Thermodynamics of Micellization of Triton X-100 in Aqueous Glycine: Tensiometric and Ultrasonic Studies

Abstract

Abstract Surface tension and compressibility behavior of p-(1,1,3,3-tetramethylbutyl) phenoxypoly(oxyethylene glycol) (Triton X-100, TX-100) in aqueous mixture of glycine (Gly) have been studied at 298.15, 303.15, 308.15, and 313.15 K below and above the micellar composition range. Critical micelle concentration, cmc, of the surfactant TX-100 was obtained by surface tension, γ, density, ρ, and ultrasonic velocity, u, measurements at different temperatures. From the surface tension data, the surface excess concentration, Γ  max  σ , minimum area per molecule, A  min , Gibbs free energy, ΔG mic 0, enthalpy, ΔH mic 0, and entropy, ΔS mic 0 of micelle formation have been evaluated.
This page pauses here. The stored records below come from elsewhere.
# yangt1013/SPEINet

Measured on AMD Instinct MI355X. Metric: deblurred 720p frames/sec, higher is better.
Workload: dtype f16 (correlation top2)

## Files before the change

include/speinet_hip.h:

```cpp
#ifndef SPEINET_HIP_H
#define SPEINET_HIP_H

#include <stdint.h>

#ifdef __cplusplus
extern "C" {
#endif

typedef void* spei_stream_t;

#define SPEI_ACT_NONE 0
#define SPEI_ACT_RELU 1
#define SPEI_ACT_GELU 2

#define SPEI_F32 0
#define SPEI_BF16 1
#define SPEI_F16 2

#define SPEI_CONV 0
#define SPEI_CONV_TRANSPOSED 1

int spei_version(void);
const char* spei_last_error(void);
const char* spei_arch(void);

int spei_any_nonzero(const float* x, int64_t n, int32_t* flag, spei_stream_t stream);

int spei_rl_prior(const float* img, float* out, float* scratch, int C, int H, int W, int iters, float lam,
                  spei_stream_t stream);

int spei_conv5_in(const float* img_chw, const float* w, const float* bias, float* out_hwc, int H, int W,
                  int Cout, spei_stream_t stream);

int spei_conv5_out(const float* in_hwc, int ldi, const float* w, const float* bias, float* out_chw, int H,
                   int W, int Cin, spei_stream_t stream);

int spei_igemm_f32(const float* a0, int lda0, int k0, const float* a1, int lda1, int k1, const float* w,
                   const float* bias, float* out, int ldo, const float* residual, int ldr,
                   const float* rowscale, int Hin, int Win, int Hout, int Wout, int N, int ksize, int stride,
                   int pad, int mode, int act, spei_stream_t stream);

int spei_igemm_f32_batched(const float* a0, int lda0, int k0, const float* a1, int lda1, int k1, const float* w,
                           const float* bias, float* out, int ldo, const float* residual, int ldr,
                           const float* rowscale, int Hin, int Win, int Hout, int Wout, int N, int ksize, int stride,
                           int pad, int mode, int act, int batch, spei_stream_t stream);

int spei_conv_slab16(int fmt, const void* a0, int lda0, int k0, const void* a1, int lda1, int k1, int a_fmt,
                     const void* wfrag_hi, const void* wfrag_lo, const float* bias, void* out, int ldo, int out_fmt,
                     const float* residual, int ldr, const float* rowscale, int Hin, int Win, int Hout, int Wout,
                     int N, int ksize, int stride, int pad, int act, int ln_input, spei_stream_t stream);

int spei_conv_slab16_batched(int fmt, const void* a0, int k0, int a_fmt, const void* wfrag, const void* wfrag_lo, const float* bias,
                             void* out, int out_fmt, const float* residual, int batch, int Hin, int Win, int Hout, int Wout, int N,
                             int ksize, int stride, int pad, int act, spei_stream_t stream);

int spei_conv32_ws16(int fmt, const void* a, int a_fmt, const void* wfrag, const float* bias, void* out, int out_fmt, int batch,
                     int H, int W, int act, spei_stream_t stream);

int spei_conv64_ws16(int fmt, const void* a, int a_fmt, const void* wfrag, const float* bias, void* out, int out_fmt, int batch,
                     int H, int W, int act, spei_stream_t stream);

int spei_mlp_fused16(int fmt, const float* x, float* out, const void* w1_frag, const float* b1, const void* w2_frag,
                     const float* b2, int64_t M, spei_stream_t stream);

int spei_convt2_slab16(int fmt, const void* a0, int lda0, int k0, int a_fmt, const void* wfrag00, const void* wfrag01,
                       const void* wfrag10, const void* wfrag11, const float* bias, void* out, int ldo, int out_fmt,
                       int Hin, int Win, int N, int act, spei_stream_t stream);

int spei_convt2_slab16x3(const float* a0, int lda0, int k0, const void* const* whi4, const void* const* wlo4, const float* bias,
                         float* out, int ldo, int Hin, int Win, int N, int act, spei_stream_t stream);

int spei_conv3x3_256_pipe16(int fmt, const float* x, const void* w_frag, const float* bias, const float* residual, float* out,
                            int batch, int H, int W, spei_stream_t stream);

int spei_conv5_out_slab16(int fmt, const void* in, int ldi, int in_fmt, const void* wfrag, const float* bias32, float* out_chw,
                          int H, int W, spei_stream_t stream);

int spei_attn_fused16(int fmt, const float* x, float* out, const void* yhat, const void* wq_frag, const float* bq,
                      const void* wkv_frag, const float* bkv, const void* wproj_frag, const float* bproj,
                      const float* relbias, int H, int W, int shift, spei_stream_t stream);

int spei_attn_win4_16(int fmt, const float* x, float* out, const void* yhat, const void* wq_frag, const float* bq,
                      const void* wkv_frag, const float* bkv, const void* wproj_frag, const float* bproj,
                      const float* relbias, int batch, int H, int W, int shift, spei_stream_t stream);

int64_t spei_frame_metrics_ws_doubles(int H, int W, int border);
int spei_frame_metrics(const unsigned char* out_hwc, const unsigned char* gt_hwc, int H, int W, int border, double* ws, double* result,
                       spei_stream_t stream);

int64_t spei_gate_ws_floats(int H, int W, int C);
int spei_resblock_gates(const void* x1, int x1_fmt, int H, int W, int C, const float* se_w1, const float* se_b1,
                        const float* se_w2, const float* se_b2, const float* cw_w, const float* cw_bn,
                        const float* hc_w, const float* hc_bn, float* s, float* g1, float* g2, float* ws,
                        spei_stream_t stream);
int spei_resblock_apply(const float* x, const void* x1, int x1_fmt, const float* s, const float* g1, const float* g2,
                        const float* extra, float* out, int ldo, int H, int W, int C, spei_stream_t stream);

int spei_resblock_gates_batched(const void* x1, int x1_fmt, int batch, int H, int W, int C, const float* se_w1, const float* se_b1,
                                const float* se_w2, const float* se_b2, const float* cw_w, const float* cw_bn, const float* hc_w,
                                const float* hc_bn, float* s, float* g1, float* g2, float* ws, spei_stream_t stream);
int spei_resblock_apply_batched(const float* x, const void* x1, int x1_fmt, const float* s, const float* g1, const float* g2, float* out,
                                int batch, int H, int W, int C, spei_stream_t stream);

int spei_layernorm256(const float* x, void* y, int out_fmt, const float* gamma, const float* beta, int64_t M,
                      spei_stream_t stream);

int spei_window_attention(const void* q, const void* kv, int io_fmt, const float* relbias, void* out, int H, int W,
                          int shift, spei_stream_t stream);
int spei_window_attention_batched(const void* q, const void* kv, int io_fmt, const float* relbias, void* out, int H, int W,
                                  int shift, int batch, spei_stream_t stream);

int spei_patch_invnorm(const float* f, int ldf, float* inv, int H, int W, int C, spei_stream_t stream);

int64_t spei_corr_ws_floats(int64_t n_lr);
int spei_corr_argmax(const float* lr, int ldl, const float* ref, int ldr, const float* inv_lr,
                     const float* inv_ref, int Hl, int Wl, int Hr, int Wr, int C, float* S, int32_t* arg,
                     float* ws, spei_stream_t stream);

int spei_split16(int fmt, const float* x, int ld, void* hi, void* lo, int64_t M, int C, spei_stream_t stream);
int spei_corr_argmax_bf16(const void* lr_hi, const void* lr_lo, const void* ref_hi, const void* ref_lo,
                          const float* inv_lr, const float* inv_ref, int Hl, int Wl, int Hr, int Wr, int C, float* S,
                          int32_t* arg, float* ws, spei_stream_t stream);

int spei_corr_slab16(int fmt, const void* lr_hi, const void* lr_lo, const void* ref_hi, const void* ref_lo,
                     const float* inv_lr, const float* inv_ref, int Hl, int Wl, int Hr, int Wr, int C, float* S,
                     int32_t* arg, float* ws, spei_stream_t stream);

int spei_corr_slab_top2_16(int fmt, const void* lr16, const void* ref16, const float* inv_lr, const float* inv_ref,
                           int Hl, int Wl, int Hr, int Wr, int C, float* S, int32_t* arg, float* S2, int32_t* arg2,
                           float* ws, spei_stream_t stream);
int64_t spei_corr_diag_ws_floats(int Hl, int Wl, int Hr, int Wr);
int spei_corr_diag_top2_16(int fmt, const void* lr16, const void* ref16, const float* inv_ref, int Hl, int Wl, int Hr, int Wr,
                           int C, float* S, int32_t* arg, float* S2, int32_t* arg2, float* ws, spei_stream_t stream);
int spei_corr_rescore(const float* lr, int ldl, const float* ref, int ldr, const float* inv_lr, const float* inv_ref,
                      int Hl, int Wl, int Hr, int Wr, int C, float* S, int32_t* arg, const float* S2, const int32_t* arg2,
                      spei_stream_t stream);

int spei_gather_fold(const float* ref, int ldr, const int32_t* arg, float* out, int ldo, int H3, int W3,
                     int Hr3, int Wr3, int C, int s, spei_stream_t stream);

int spei_rot90(const float* in, int ldi, float* out, int H, int W, int C, spei_stream_t stream);

int spei_upsample_bicubic(const float* in, int ldi, float* out, int ldo, int H, int W, int C, int s, int act,
                          spei_stream_t stream);

int spei_add(const float* a, const float* b, float* out, int64_t n, spei_stream_t stream);


int64_t spei_wgrad_ws_floats(int Hout, int Wout, int N, int K, int ksize);
int spei_conv_wgrad_f32(const float* x, int ldx, const float* dy, int ldy, float* dw, float* dbias, float* ws, int Hin, int Win,
                        int Hout, int Wout, int N, int K, int ksize, int stride, int pad, spei_stream_t stream);

int spei_conv_wgrad_f32_batched(const float* x, int ldx, const float* dy, int ldy, float* dw, float* dbias, float* ws, int Hin, int Win,
                                int Hout, int Wout, int N, int K, int ksize, int stride, int pad, int batch, spei_stream_t stream);

int spei_pack_split16(const float* w, int N, int K, int ksize, int mode, void* frag_hi, void* frag_lo, spei_stream_t stream);

int spei_conv_wgrad_bf16x3_batched(const float* x, int ldx, const float* dy, int ldy, float* dw, float* dbias, float* ws, int Hin, int Win,
                                   int Hout, int Wout, int N, int K, int ksize, int stride, int pad, int batch, spei_stream_t stream);

int spei_conv_wgrad_bf16_batched(const float* x, int ldx, const float* dy, int ldy, float* dw, float* dbias, float* ws, int Hin, int Win,
                                 int Hout, int Wout, int N, int K, int ksize, int stride, int pad, int batch, spei_stream_t stream);

int spei_conv_s2_adjoint_slab16(const float* dy, int k0, const void* const* wfrag4, float* out, int N, int Hin, int Win, int ksize,
                                int batch, spei_stream_t stream);

int spei_relu_bwd(const float* y, const float* dy, float* dz, int64_t n, spei_stream_t stream);

int64_t spei_plane_ws_floats(int H, int W, int C);
int spei_plane_stats(const float* a, const float* b, int prod, int H, int W, int C, float* rowmax, int* rowarg, float* rowmean,
                     float* colmax, int* colarg, float* colmean, float* mean, float* ws, spei_stream_t stream);

int spei_plane_stats_batched(const float* a, const float* b, int prod, int H, int W, int C, float* rowmax, int* rowarg, float* rowmean,
                             float* colmax, int* colarg, float* colmean, float* mean, float* ws, int batch, spei_stream_t stream);

int spei_resblock_apply_bwd(const float* dout, const float* s, const float* g1, const float* g2, const int* rowarg, const int* colarg,
                            const float* d_rowmax, const float* d_rowmean, const float* d_colmax, const float* d_colmean,
                            const float* d_mean, float* dx1, int H, int W, int C, spei_stream_t stream);
int spei_resblock_apply_bwd_batched(const float* dout, const float* s, const float* g1, const float* g2, const int* rowarg,
                                    const int* colarg, const float* d_rowmax, const float* d_rowmean, const float* d_colmax,
                                    const float* d_colmean, const float* d_mean, float* dx1, int batch, int H, int W, int C,
                                    spei_stream_t stream);
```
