template <bool START = false>
__device__ __forceinline__ int density_fused_body(const FusedDensityArgs& a, const StartArgs* st = nullptr)
{
    __shared__ __align__(16) float sVal[FD_MAXD];
    __shared__ double2 sT[FD_CH];
    __shared__ double sL[FD_CH];
    __shared__ uint2 sAm[FD_MAXD / 32];
    __shared__ uint32_t sNz0[FD_CH / 32], sNz1[FD_CH / 32];
    __shared__ uint32_t sQ0[256], sQ1[256];
    __shared__ unsigned long long sTot2;
    __shared__ float sEps, sChain[2];
    __shared__ int sGeneral;
    if constexpr (!START) { if (a.stop != nullptr && *a.stop) return -1; }
    int k, tile;
    if (!density_tile(a.K, a.npad >> 8, tile, k)) return -1;
    const int tid = threadIdx.x, lane = tid & 63;
    const int i = tile * 256 + tid;
    const int npad = a.npad, dpad = a.dpad, D = a.D, K = a.K;
    const bool writer = (tile == 0);
    if (tile == 0 && k == 0) {
        for (int t = tid; t < a.n_zero_flags; t += 256) a.zero_flags[t] = 0;
        for (int t = tid; t < a.n_zero_stats; t += 256) a.zero_stats[t] = 0;
        if constexpr (START) {
            for (int t = tid; t < st->ctrl_words; t += 256) if (t != C_FOLD) st->ctrl[t] = 0;
            if (tid == 0) st->sweep_next[0] = 0;
        } else if (tid == 0) {
            int ek = 0;
            for (int c = 0; c < K; c++)
                if (!((double)(float)stat_sum(a.stats, c, a.stats_ranks, a.stats_rank_stride) > kEpsilonD)) ek = c + 1;
            a.iter_flags[FLAG_EMPTYK] = ek;
        }
    }
    if (tid == 0) { sTot2 = 0ull; sGeneral = 0; }
    __syncthreads();

    const int nkI = START ? 0 : stat_sum(a.stats, k, a.stats_ranks, a.stats_rank_stride);
    const float nkf = (float)nkI;
    const bool nonempty = (double)nkf > kEpsilonD;
    long long acc2 = 0;
    int general = 0;
    int differ = 0;
    for (int d = tid; d < dpad; d += 256) {
        float mu = 0.0f, in = 0.0f;
        int a0 = 0, a1 = 0;
        if (d < D) {
            if constexpr (START) {
                mu = st->center0[k * D + d];
                in = st->disp0[k * D + d];
                if (writer) a.disp[k * D + d] = in;
                differ |= (__float_as_uint(in) != __float_as_uint(st->disp0[k * D])) || !((double)in > kEpsilonD);
            } else if (nonempty) {
                const float half = nkf / 2;
                const int s1 = stat_sum(a.stats, K + k * D + d, a.stats_ranks, a.stats_rank_stride);
                const float s0f = (float)(nkI - s1);
                if (s0f > half) { mu = 0.0f; in = (float)s1; }
                else if (s0f == half) { mu = 0.5f; in = 0.5f * nkf; }
                else { mu = 1.0f; in = s0f; }
            } else {
                mu = a.center_in[k * D + d];
            }
            if (writer) a.center[k * D + d] = mu;
            const int ad0 = abs((int)(0.0f - mu)), ad1 = abs((int)(1.0f - mu));
            a0 = (ad0 != 0); a1 = (ad1 != 0);
            if (ad0 > 1 || ad1 > 1) general = 1;
            sVal[d] = in;
            if constexpr (!START) acc2 += (long long)(2.0f * in);
        }
        const uint64_t b0 = __ballot(a0), b1 = __ballot(a1);
        if (lane == 0) {
            const int w = d >> 5;
            sAm[w] = make_uint2((uint32_t)b0, (uint32_t)b1);
            sAm[w + 1] = make_uint2((uint32_t)(b0 >> 32), (uint32_t)(b1 >> 32));
        }
    }
    if constexpr (!START) {
        acc2 = wave_reduce_add_ll(acc2);
        if (lane == 0 && acc2 != 0) atomicAdd(&sTot2, (unsigned long long)acc2);
    }
    if (general) sGeneral = 1;
    bool eps_per_d = false;
    if constexpr (START) eps_per_d = __syncthreads_or(differ) != 0;
    else __syncthreads();

    if constexpr (START) {
        if (tid == 0) sEps = st->disp0[k * D];
    } else if (a.disper == NEMGPU_DISP_K_) {
        if (nkf > 0) {
            const long long cap = 1ll << 24;
            if ((long long)sTot2 <= cap && nkI < (1 << 24)) {
                if (tid == 0) sEps = (0.5f * (float)(long long)sTot2) / ff_repeat_add_u24((uint32_t)nkI, D);
            } else {
                if (tid == 0) {
                    float si = 0.0f;
                    const float4* v4 = reinterpret_cast<const float4*>(sVal);
                    int d = 0;
                    for (; d + 16 <= D; d += 16) si = chain_add16(si, v4[d >> 2], v4[(d >> 2) + 1], v4[(d >> 2) + 2], v4[(d >> 2) + 3]);
                    for (; d < D; d++) si += sVal[d];
                    sChain[0] = si;
                } else if (tid == 64) {
                    if (nkI < (1 << 24)) sChain[1] = ff_repeat_add_u24((uint32_t)nkI, D);
                    else {
                        float sn = 0.0f;
#pragma unroll 8
                        for (int d = 0; d < D; d++) sn += nkf;
                        sChain[1] = sn;
                    }
                }
                __syncthreads();
                if (tid == 0) sEps = sChain[0] / sChain[1];
            }
            __syncthreads();
            const float e = sEps;
            if (writer) for (int d = tid; d < D; d += 256) a.disp[k * D + d] = e;
        } else {
            __syncthreads();
            for (int d = tid; d < D; d += 256) {
                sVal[d] = a.disp_in[k * D + d];
                if (writer) a.disp[k * D + d] = sVal[d];
            }
            eps_per_d = true;
        }
    } else {
        __syncthreads();
        for (int d = tid; d < D; d += 256) {
            float e;
            if (nonempty) e = sVal[d] / nkf;
            else e = a.disp_in[k * D + d];
            if (writer) a.disp[k * D + d] = e;
            sVal[d] = e;
        }
        eps_per_d = true;
    }
    const float propk = START ? st->prop0[k] : (a.propor == NEMGPU_PROP_K) ? nkf / (float)a.n_total : (float)(1.0 / K);
    if (writer && tid == 0) { a.prop[k] = propk; a.nbobs_k[k] = nkf; }
    const double pkd = (double)propk;
    const float logpk = (pkd > kEpsilonD) ? (float)log(pkd) : -INFINITY;
    __syncthreads();

    float dk = 0.0f;
    uint32_t nul = 0;
    const float eps_u = sEps;
    bool uniform = !eps_per_d && !sGeneral && ((double)eps_u > kEpsilonD);
    double l1 = 0.0, l0 = 0.0;
    if (uniform) {
        l1 = log((double)((1.0f - eps_u) / eps_u));
        l0 = log((double)(1.0f - eps_u));
        if (!isfinite(l1) || !isfinite(l0)) uniform = false;
    }
    if (uniform) {
        const double l1h = 0.5 * l1;
        if (a.use_ff && l1 >= 0.0 && l0 <= 0.0) {
            ff_build(sQ0, sQ1, l1, l0, tid);
            __syncthreads();
            dk = chain_ff(a.xw, npad, i, D, sAm, sQ0, sQ1, l1h, l0);
        } else {
            dk = chain_plain(a.xw, npad, i, D, sAm, l1h, l0);
        }
    } else {
        const bool by_mask = nonempty && !sGeneral;
        const float* mu_in = START ? st->center0 : a.center_in;
        for (int d0 = 0; d0 < dpad; d0 += FD_CH) {
            const int dn = min(FD_CH, dpad - d0);
            __syncthreads();
            for (int t = tid; t < dn; t += 256) {
                const int d = d0 + t;
                double t0 = 0.0, t1 = 0.0, ll0 = 0.0;
                int n0 = 0, n1 = 0;
                if (d < D) {
                    const float eps = eps_per_d ? sVal[d] : eps_u;
                    int ad0, ad1;
                    if (nonempty) { ad0 = (sAm[d >> 5].x >> (d & 31)) & 1; ad1 = (sAm[d >> 5].y >> (d & 31)) & 1; }
                    else { const float mu = mu_in[k * D + d]; ad0 = abs((int)(0.0f - mu)); ad1 = abs((int)(1.0f - mu)); }
                    if ((double)eps > kEpsilonD) {
                        const double ll1 = log((double)((1.0f - eps) / eps));
                        ll0 = log((double)(1.0f - eps));
                        t0 = (double)ad0 * ll1;
                        t1 = (double)ad1 * ll1;
                        if (by_mask) { t0 = 0.5 * ll1; t1 = ll0; }
                    } else { n0 = (ad0 != 0); n1 = (ad1 != 0); }
                }
                sT[t] = make_double2(t0, t1);
                sL[t] = ll0;
                const uint64_t m0 = __ballot(n0), m1 = __ballot(n1);
                if (lane == 0) {
                    sNz0[t >> 5] = (uint32_t)m0; sNz0[(t >> 5) + 1] = (uint32_t)(m0 >> 32);
                    sNz1[t >> 5] = (uint32_t)m1; sNz1[(t >> 5) + 1] = (uint32_t)(m1 >> 32);
                }
            }
            __syncthreads();
            const int w0 = d0 >> 5, wn = dn >> 5;
            const int g0 = w0 >> 2, gn = (wn + 3) >> 2;
            uint4 xnext = a.xw[(size_t)g0 * npad + i];
            for (int g = 0; g < gn; g++) {
                const uint4 xv = xnext;
                if (g + 1 < gn) xnext = a.xw[(size_t)(g0 + g + 1) * npad + i];
#pragma unroll
                for (int c = 0; c < 4; c++) {
                    const int w = 4 * g + c;
                    if (w >= wn) break;
                    const uint32_t x = word_of(xv, c);
                    nul |= (x & sNz1[w]) | (~x & sNz0[w]);
                    if (by_mask) {
                        const uint32_t m = mismatch_word(x, sAm[w0 + w]);
#pragma unroll 8
                        for (int b = 0; b < 32; b++) {
                            const double2 cc = sT[w * 32 + b];
                            dk = bern_step(dk, m, b, cc.x, cc.y);
                        }
                    } else {
#pragma unroll 8
                        for (int b = 0; b < 32; b++) {
                            const double2 tt = sT[w * 32 + b];
                            const double c0 = sL[w * 32 + b];
                            const double add = ((x >> b) & 1u) ? tt.y : tt.x;
                            dk = (float)(((double)dk + add) - c0);
                        }
                    }
                }
            }
        }
    }
    density_store(a.perm, tile, tid, a.n, npad, k, dk, nul, pkd, logpk, a.pkfki, a.logpkfki);
    return tile;
}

Apparent molar adiabatic compressibility, κ ϕ , was calculated from density and ultrasonic velocity data. The values of κ ϕ and apparent molar adiabatic compressibility at infinite dilution, κ ϕ 0, in the pre-micellar region and apparent molar compressibility upon micellization, Δκ ϕ m , were obtained. The observed cmc of TX-100 in aqueous glycine is found to be smaller than its value in pure water. A comparison of Γ  max  σ in aqueous glycine with that in pure water suggests higher adsorption of TX-100 molecules at the air–liquid interface in the former solvent than in the latter one. This was attributed to the highly hydrophilic nature of glycine molecules, causing dehydration of the surfactant molecules, thereby, facilitating the adsorption of TX-100 molecules at the air–liquid interface in the presence of glycine than in its absence. The calculated values of the Gordon parameter, G parameter, suggest that aqueous glycine acts as a good solvent for the micellization of TX-100 amphiphiles. Negative values of ΔG mic 0 and ΔH mic 0 indicate that the process of micellization of the surfactant is spontaneous and exothermic. Moreover, higher values of − TΔS mic 0 than those of ΔH mic 0 truly endorse the view that micellization of TX-100 in aqueous glycine is primarily governed by the entropy gain due to the transfer of hydrophobic groups of the surfactant from the solvent environment to the interior of the micelle. The trends in the behavior of the compressibility parameters also endorse the micellization of TX-100 in aqueous glycine.